TASK ITEM: Show every line from the entries that follow which holds the word "CoalescePartitionsExec".

------------------------------------

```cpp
struct Runner {
  Exec x;
  std::string job;
// ... 7 lines not shown
        return it->second.empty() ? 0 : it->second.rbegin()->first + 1;
      }
      case PlanNode::ShuffleReader: {
        std::lock_guard<std::mutex> g(x.e->mu);
        int mx = 0;
        for (auto& kv : x.e->shuffle)
          if (kv.first.job == job && kv.first.stage == n.reader_stage_id) mx = std::max(mx, (int)kv.first.part + 1);
        return mx;
      }
      case PlanNode::SortPreservingMerge: return 1;
      case PlanNode::Passthrough:
        if (n.op_name == "CoalescePartitionsExec") return 1;
        return n_partitions(*n.children[0]);
      case PlanNode::HashJoin: return n_partitions(*n.children[1]);
      default: return n_partitions(*n.children[0]);
    }
  }

  DevBatchPtr concat(const std::vector<DevBatchPtr>& parts, const Schema& schema) {
    std::vector<std::pair<DevBatchPtr, std::pair<int64_t, int64_t>>> v;
    for (auto& p : parts) v.push_back({p, {0, p->n}});
    return concat_slices(v, schema);
  }

  DevBatchPtr concat_slices(const std::vector<std::pair<DevBatchPtr, std::pair<int64_t, int64_t>>>& parts, const Schema& schema) {
    auto out = std::make_shared<DevBatch>();
    int64_t total = 0;
    for (auto& p : parts) total += p.second.second - p.second.first;
    out->n = total;
    if (parts.size() == 1) {
// ... 179 lines not shown
          const int64_t keep = std::min<int64_t>(all->n, n.fetch);
          out = std::make_shared<DevBatch>();
          out->n = keep;
          for (auto& c : all->cols) out->cols.push_back(slice_column(c, 0, keep));
          break;
        }
        out = with_chain(n, part, false, [&](const BuilderFactory& mk, DevBatchPtr& src) {
          auto pb = mk();
          return run_materialize(x, *pb, named_cols(*pb, n.schema), src, met);
        });
        break;
      }
      case PlanNode::Aggregate: {
        const PlanNode& child = *n.children[0];
        bool all = (n.agg_mode == AggMode::Final || n.agg_mode == AggMode::Single) && part == 0 && n_partitions(child) > 1;
        out = with_chain(child, part, all, [&](const BuilderFactory& mk, DevBatchPtr& src) { return run_aggregate(x, mk, n, src, met); });
        break;
      }
      case PlanNode::HashJoin:
        out = exec_join(n, part, met);
        if (!n.sort_keys.empty()) out = do_sort(n.sort_keys, -1, out, met);
        break;
      case PlanNode::Sort: {
        DevBatchPtr in = exec(*n.children[0], part);
        out = do_sort(n.sort_keys, n.fetch, in, met);
        break;
      }
      case PlanNode::SortPreservingMerge: {
        DevBatchPtr in = exec_all(*n.children[0]);
        out = do_sort(n.sort_keys, n.fetch, in, met);
        break;
      }
      case PlanNode::Passthrough:
        out = (n.op_name == "CoalescePartitionsExec") ? exec_all(*n.children[0]) : exec(*n.children[0], part);
        break;
      case PlanNode::Limit: {
        DevBatchPtr in = (n.op_name == "GlobalLimitExec") ? exec_all(*n.children[0]) : exec(*n.children[0], part);
        int64_t r0 = std::min<int64_t>(std::max<int64_t>(0, n.skip), in->n);
        int64_t r1 = n.fetch >= 0 ? std::min<int64_t>(in->n, r0 + n.fetch) : in->n;
        out = std::make_shared<DevBatch>();
        out->n = r1 - r0;
        for (auto& c : in->cols) out->cols.push_back(slice_column(c, r0, r1));
        break;
      }
// ... 103 lines not shown
          radix_sort_pairs_u64((uint64_t*)ka->ptr, (uint32_t*)vb->ptr, (uint64_t*)kb->ptr, (uint32_t*)va->ptr, n, (uint32_t*)hist->ptr, (uint64_t*)scan->ptr, x.st(), &in_a, &ln);
          perm = in_a ? (uint32_t*)vb->ptr : (uint32_t*)va->ptr;
        }
        x.count(ln);
        (void)perm_alt;
      }
    }
    int64_t m = fetch >= 0 ? std::min<int64_t>(fetch, n) : n;
    DevPtr idx = dev_alloc((size_t)std::max<int64_t>(m, 1) * 8, x.st());
    launch_u32_to_i64(perm, (int64_t*)idx->ptr, m, x.st());
    x.count();
    DevBatch proj;
    proj.n = n;
    for (size_t c = 0; c < n_in_cols; c++) proj.cols.push_back(in->cols[c]);
    DevBatchPtr out = gather_batch(x, proj, (const int64_t*)idx->ptr, m, false);
    CUDA_CHECK(cudaStreamSynchronize(x.st()));
    if (met) {
      met->elapsed_ns += (uint64_t)std::chrono::duration_cast<std::chrono::nanoseconds>(std::chrono::steady_clock::now() - t0).count();
      met->input_rows += (uint64_t)n;
    }
    return out;
  }

  struct Mixed {
    std::vector<DevColumn> cols;
    int64_t n = 0;
  };
  Mixed materialize_mixed(PipelineBuilder& pb, const std::vector<ColRef>& outs, const DevBatchPtr& src, OpMetrics* met) {
    Mixed m;
    const bool filters = program_filters(pb.prog);
    std::vector<int> direct(outs.size(), -1);
// ... 309 lines not shown
  }

  uint64_t slice_bytes(const DevBatch& b, int64_t rows, const std::vector<int64_t>& chars_bytes) {
    uint64_t t = 0;
    size_t si = 0;
    for (auto& c : b.cols) {
      if (c.type.id == TypeId::Bool) t += (uint64_t)(rows + 7) / 8;
      else if (c.type.id == TypeId::Utf8) t += 4ull * (uint64_t)(rows + 1) + (uint64_t)chars_bytes[si++];
      else t += (uint64_t)c.width() * (uint64_t)rows;
    }
    return t;
  }

  std::vector<int64_t> string_bytes(const DevBatch& b) {
    std::vector<int64_t> out;
    PartStrCols sc;
    sc.n = 0;
    std::vector<size_t> unknown;
    for (auto& c : b.cols) {
      if (c.type.id != TypeId::Utf8) continue;
      if (c.phys == PH_UTF8 && c.chars_bytes >= 0) {
        out.push_back(c.chars_bytes);
        continue;
      }
      out.push_back(-1);
      if (b.n == 0) {
        out.back() = 0;
        continue;
      }
      if (sc.n == PART_MAX_STR_COLS) throw EngineError(B200_ERR_UNSUPPORTED, "more than 16 string columns in one shuffle output");
      sc.c[sc.n++] = PartStrCol{c.data, c.valid, c.phys == PH_STRVIEW ? 1 : 0, 0};
      unknown.push_back(out.size() - 1);
    }
    if (sc.n) {
      DevPtr acc = dev_alloc((size_t)(1 + sc.n) * 8, x.st());
      CUDA_CHECK(cudaMemsetAsync(acc->ptr, 0, (size_t)(1 + sc.n) * 8, x.st()));
      PidSrc none;
      memset(&none, 0, sizeof none);
      CUDA_CHECK(launch_partition_hist(none, b.n, 1, nullptr, (unsigned long long*)acc->ptr, sc, (unsigned long long*)acc->ptr + 1, x.st()));
      x.count();
      const unsigned long long* h = (const unsigned long long*)x.fetch_bytes((const unsigned long long*)acc->ptr + 1, (size_t)sc.n * 8);
      x.sync();
      for (size_t k = 0; k < unknown.size(); k++) out[unknown[k]] = (int64_t)h[k];
    }
    return out;
  }

  struct FusedExchange {
    bool done = false;
    uint64_t sent = 0, recvd = 0;
  };

  bool scatter_to_owners(const PlanNode& root, int input_partition, const std::vector<DevColumn>& pay, const PidSrc& pid, int64_t n, uint32_t P,
                         uint32_t n_tiles, const DevPtr& mat, const DevPtr& tile_hist, uint64_t row_bytes, FusedExchange* fx,
                         std::vector<b200_shuffle_write_partition>& res, OpMetrics* met) {
    b200_engine* e = x.e;
    NcclApi& N = NcclApi::get();
    const int W = e->world, me = e->rank;
    const size_t mrow = (size_t)P + 3;
    const size_t ncols = pay.size();
// ... 186 lines not shown
    auto nbatches = [&](uint64_t rows) { return (rows + (uint64_t)bs - 1) / (uint64_t)bs; };
    std::vector<b200_shuffle_write_partition> res;
    const bool single = root.n_out_partitions == 1;
    if (root.n_out_partitions == 0 || single) {
      DevBatchPtr in = exec(child, input_partition);
      auto st = std::make_shared<DevBatch>();
      st->n = in->n;
      for (size_t c = 0; c < in->cols.size(); c++) {
        DevColumn col = in->cols[c];
        col.name = root.schema[c].name;
        st->cols.push_back(col);
      }
      std::vector<int64_t> cb;
      {
        ScopeTimer t2("writer: string bytes + final sync");
        cb = string_bytes(*st);
        x.sync();
      }
      b200_shuffle_write_partition w{};
      w.partition_id = single ? 0u : (uint64_t)input_partition;
      w.num_rows = (uint64_t)st->n;
      w.num_batches = nbatches(w.num_rows);
      w.num_bytes = slice_bytes(*st, st->n, cb);
      w.file_id = single ? (int64_t)input_partition : -1;
      w.is_sort_shuffle = (single && root.sort_shuffle) ? 1 : 0;
      {
        std::lock_guard<std::mutex> g(x.e->mu);
        auto& v = x.e->shuffle[ShuffleKey{job, root.stage_id, single ? 0 : input_partition}];
        if (single) {
          const int64_t fid = (int64_t)input_partition;
          v.erase(std::remove_if(v.begin(), v.end(), [&](const Piece& pc) { return pc.file_id == fid && pc.src_rank == my_rank; }), v.end());
// ... 979 lines not shown
    cudaMemPool_t pool;
    CUDA_CHECK(cudaDeviceGetDefaultMemPool(&pool, device));
    uint64_t thr = pool_bytes ? pool_bytes : UINT64_MAX;
    CUDA_CHECK(cudaMemPoolSetAttribute(pool, cudaMemPoolAttrReleaseThreshold, &thr));
    *out = e;
  });
}

void b200_engine_destroy(b200_engine* e) {
  if (!e) return;
  cudaSetDevice(e->device);
  cudaStreamSynchronize(e->stream);
  e->tables.clear();
  e->shuffle.clear();
  e->packed_cache.clear();
  cudaStreamSynchronize(e->stream);
  for (auto& sl : e->nslot) {
    if (sl.pinned) cudaFreeHost(sl.pinned);
    if (sl.dev) cudaFree(sl.dev);
    if (sl.done) cudaEventDestroy(sl.done);
  }
  release_window(e);
  if (e->comm && NcclApi::get().ok()) NcclApi::get().CommDestroy(e->comm);
  if (e->export_arena) cudaFreeHost(e->export_arena);
  if (e->own_stream) cudaStreamDestroy(e->own_stream);
  delete e;
}

int b200_engine_set_stream(b200_engine* e, void* cuda_stream) {
  return guard([&] {
// ... 7 lines not shown
    CUDA_CHECK(cudaStreamSynchronize(e->stream));
  });
}
uint64_t b200_engine_kernel_launches(b200_engine* e) { return e->launches; }
uint64_t b200_engine_counter(b200_engine* e, const char* name) {
  const std::string n = name ? name : "";
  if (n == "fused") return e->n_fused;
  if (n == "groupby_partition_first") return e->n_groupby_pf;
  if (n == "fused_static") return e->n_fused_static;
  if (n == "fused_exchanges") return e->fused_exchanges;
  if (n == "exchange_window_bytes") return e->win_bytes;
  if (n == "vm") return e->n_vm;
  if (n == "groupby") return e->n_groupby;
  if (n == "fastfilter") return e->n_fastfilter;
  if (n == "ingest_bytes_saved") return e->narrowed_bytes_saved;
  return 0;
}

int b200_engine_set_config(b200_engine* e, const char* key, const char* value) {
  return guard([&] {
    std::lock_guard<std::mutex> g(e->mu);
    e->config[key] = value;
    if (std::string(key) == "datafusion.execution.batch_size") e->batch_size = std::max<int64_t>(1, atoll(value));
    if (std::string(key) == "b200.ingest.chunk_rows") e->ingest_chunk_rows = std::max<int64_t>(1 << 16, atoll(value));
    if (std::string(key) == "b200.ingest.slots") e->ingest_slots = atoi(value);
    if (std::string(key) == "b200.exchange.window_bytes") e->win_config_bytes = (size_t)strtoull(value, nullptr, 10);
    if (std::string(key) == "b200.ingest.threads") e->pool.reset();
    if (std::string(key) == "b200.agg.partition_first.bucket_slots") {
      const uint64_t v = strtoull(value, nullptr, 10);
      e->pf_bucket_slots = v ? std::max<uint64_t>(next_pow2(v), 64) : 0;
    }
    if (std::string(key) == "b200.agg.partition_first.min_rows") e->pf_min_rows = std::max<int64_t>(1, atoll(value));
    if (std::string(key) == "b200.agg.reset_hints") {
      e->agg_hint.clear();
      e->agg_groups.clear();
    }
    if (std::string(key) == "b200.metrics.kernel_timing") e->kernel_timing = std::string(value) == "on" || std::string(value) == "1" || std::string(value) == "true";
  });
}

int b200_engine_register_batch(b200_engine* e, const char* table, int partition, struct ArrowArray* batch, struct ArrowSchema* schema) {
  return guard([&] {
    CUDA_CHECK(cudaSetDevice(e->device));
    DevBatchPtr b = import_batch(e, batch, schema);
    Exec x{e, nullptr, nullptr};
    prepack_short_strings(x, *b);
    DevBatchPtr prev;
    {
      std::lock_guard<std::mutex> g(e->mu);
      auto& slot = e->tables[table][partition];
// ... 193 lines not shown
    {
      std::lock_guard<std::mutex> g(e->mu);
      auto it = e->tables.find(table);
      if (it == e->tables.end() || !it->second.count(partition)) throw EngineError(B200_ERR_NOT_FOUND, "no such table partition");
      b = it->second[partition];
    }
    Exec x{e, nullptr, nullptr};
    export_batch(x, *b, 0, b->n, out, out_schema);
  });
}

int b200_stage_prepare(b200_engine* e, const char* job_id, int64_t stage_id, const char* plan_json, uint64_t plan_len, b200_stage** out) {
  ScopeTimer tm("stage_prepare");
  return guard([&] {
    if (!e || !plan_json || !out) throw EngineError(B200_ERR_INVALID, "null argument");
    Json j = parse_json(plan_json, plan_len ? (size_t)plan_len : strlen(plan_json));
    PlanPtr plan = parse_plan(j);
    if (plan->op != PlanNode::ShuffleWriter)
      throw EngineError(B200_ERR_INVALID, "Plan passed to new_query_stage_exec is not a ShuffleWriterExec");
    auto* s = new b200_stage();
    s->eng = e;
    s->job_id = job_id ? job_id : plan->job_id;
    s->stage_id = stage_id;
    plan->stage_id = stage_id;
    {
      std::string shape(plan_json, plan_len ? (size_t)plan_len : strlen(plan_json));
      const std::string tag = "\"job_id\":\"";
      size_t at = shape.find(tag);
      if (at != std::string::npos) {
        size_t end = shape.find('"', at + tag.size());
        if (end != std::string::npos) shape.erase(at + tag.size(), end - at - tag.size());
      }
      s->fingerprint = std::to_string(stage_id) + ":" + std::to_string(mix64(hash_bytes((const uint8_t*)shape.data(), (uint32_t)shape.size())));
    }
    collect_nodes(*plan, s);
    s->plan = std::move(plan);
    *out = s;
  });
}

int b200_plan_proto_to_json(const void* plan_bytes, uint64_t n_bytes, const char* job_id, char** out_json) {
  return guard([&] {
    if (!plan_bytes || !out_json) throw EngineError(B200_ERR_INVALID, "null argument");
    std::string js;
    try {
      js = pbp::plan_proto_to_json(plan_bytes, (size_t)n_bytes, job_id ? std::string(job_id) : std::string());
    } catch (const pbp::Unsupported& u) {
      throw EngineError(B200_ERR_UNSUPPORTED, u.what());
    } catch (const std::runtime_error& r) {
// ... 133 lines not shown
    }
    char* m = (char*)malloc(w.out.size() + 1);
    if (!m) throw EngineError(B200_ERR_OOM, "task status");
    memcpy(m, w.out.data(), w.out.size());
    m[w.out.size()] = 0;
    *out_bytes = m;
    *out_len = w.out.size();
  });
}

int b200_stage_execute(b200_stage* s, int input_partition, const volatile int32_t* cancel_flag, b200_shuffle_write_partition* out, int cap, int* n_out) {
  ScopeTimer tm("stage_execute");
  return guard([&] {
    if (!s || !n_out) throw EngineError(B200_ERR_INVALID, "null argument");
    CUDA_CHECK(cudaSetDevice(s->eng->device));
    Exec x{s->eng, s, cancel_flag};
    Runner r{x, s->job_id};
    std::vector<b200_shuffle_write_partition> res;
    try {
      res = r.execute_stage(*s->plan, input_partition);
    } catch (...) {
      cudaStreamSynchronize(s->eng->stream);
      Exec::abandon();
      {
        std::lock_guard<std::mutex> g(s->eng->mu);
        for (auto it = s->eng->shuffle.begin(); it != s->eng->shuffle.end();) {
          if (it->first.job == s->job_id && it->first.stage == s->stage_id) {
            auto& v = it->second;
            v.erase(std::remove_if(v.begin(), v.end(), [&](const Piece& pc) { return (pc.file_id == input_partition || (pc.file_id < 0 && it->first.part == input_partition)) && pc.src_rank == s->eng->rank; }), v.end());
            if (v.empty()) {
              it = s->eng->shuffle.erase(it);
              continue;
            }
          }
          ++it;
        }
      }
      throw;
    }
    if ((int)res.size() > cap) throw EngineError(B200_ERR_INVALID, "output array too small");
    for (size_t i = 0; i < res.size(); i++) out[i] = res[i];
    *n_out = (int)res.size();
  });
}

int b200_stage_execute_exchange(b200_stage* s, int input_partition, const volatile int32_t* cancel_flag, b200_shuffle_write_partition* out, int cap,
                                int* n_out, b200_exchange_stats* stats) {
  ScopeTimer tm("stage_execute_exchange");
  return guard([&] {
    if (!s || !n_out) throw EngineError(B200_ERR_INVALID, "null argument");
    b200_engine* e = s->eng;
    if (s->plan->op != PlanNode::ShuffleWriter || s->plan->n_out_partitions < 1)
// ... 2 lines not shown
    Exec x{e, s, cancel_flag};
    Runner r{x, s->job_id};
    Runner::FusedExchange fx;
    std::vector<b200_shuffle_write_partition> res;
    uint64_t sent = 0, recvd = 0;
    try {
      res = r.execute_stage(*s->plan, input_partition, &fx);
      if (fx.done) {
        sent = fx.sent;
        recvd = fx.recvd;
      } else if (e->world > 1) {
        Exchange ex{x, Runner{x, s->job_id}, e, s->job_id, s->stage_id, (int)s->plan->n_out_partitions, EXCH_HASH, 0, s->plan->schema, s->plan->schema.size()};
        ex.run(&sent, &recvd);
      }
    } catch (...) {
      cudaStreamSynchronize(e->stream);
      Exec::abandon();
      throw;
    }
    e->exch_sent_bytes += sent;
    e->exch_recv_bytes += recvd;
    if (stats) {
      stats->sent_bytes = sent;
      stats->recv_bytes = recvd;
    }
    if ((int)res.size() > cap) throw EngineError(B200_ERR_INVALID, "output array too small");
    for (size_t i = 0; i < res.size(); i++) out[i] = res[i];
    *n_out = (int)res.size();
  });
}
// ... 547 lines not shown
```

Baseline: 38.32 billion.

------------------------------------

EXERCISE SOLUTION:
        if (n.op_name == "CoalescePartitionsExec") return 1;
        out = (n.op_name == "CoalescePartitionsExec") ? exec_all(*n.children[0]) : exec(*n.children[0], part);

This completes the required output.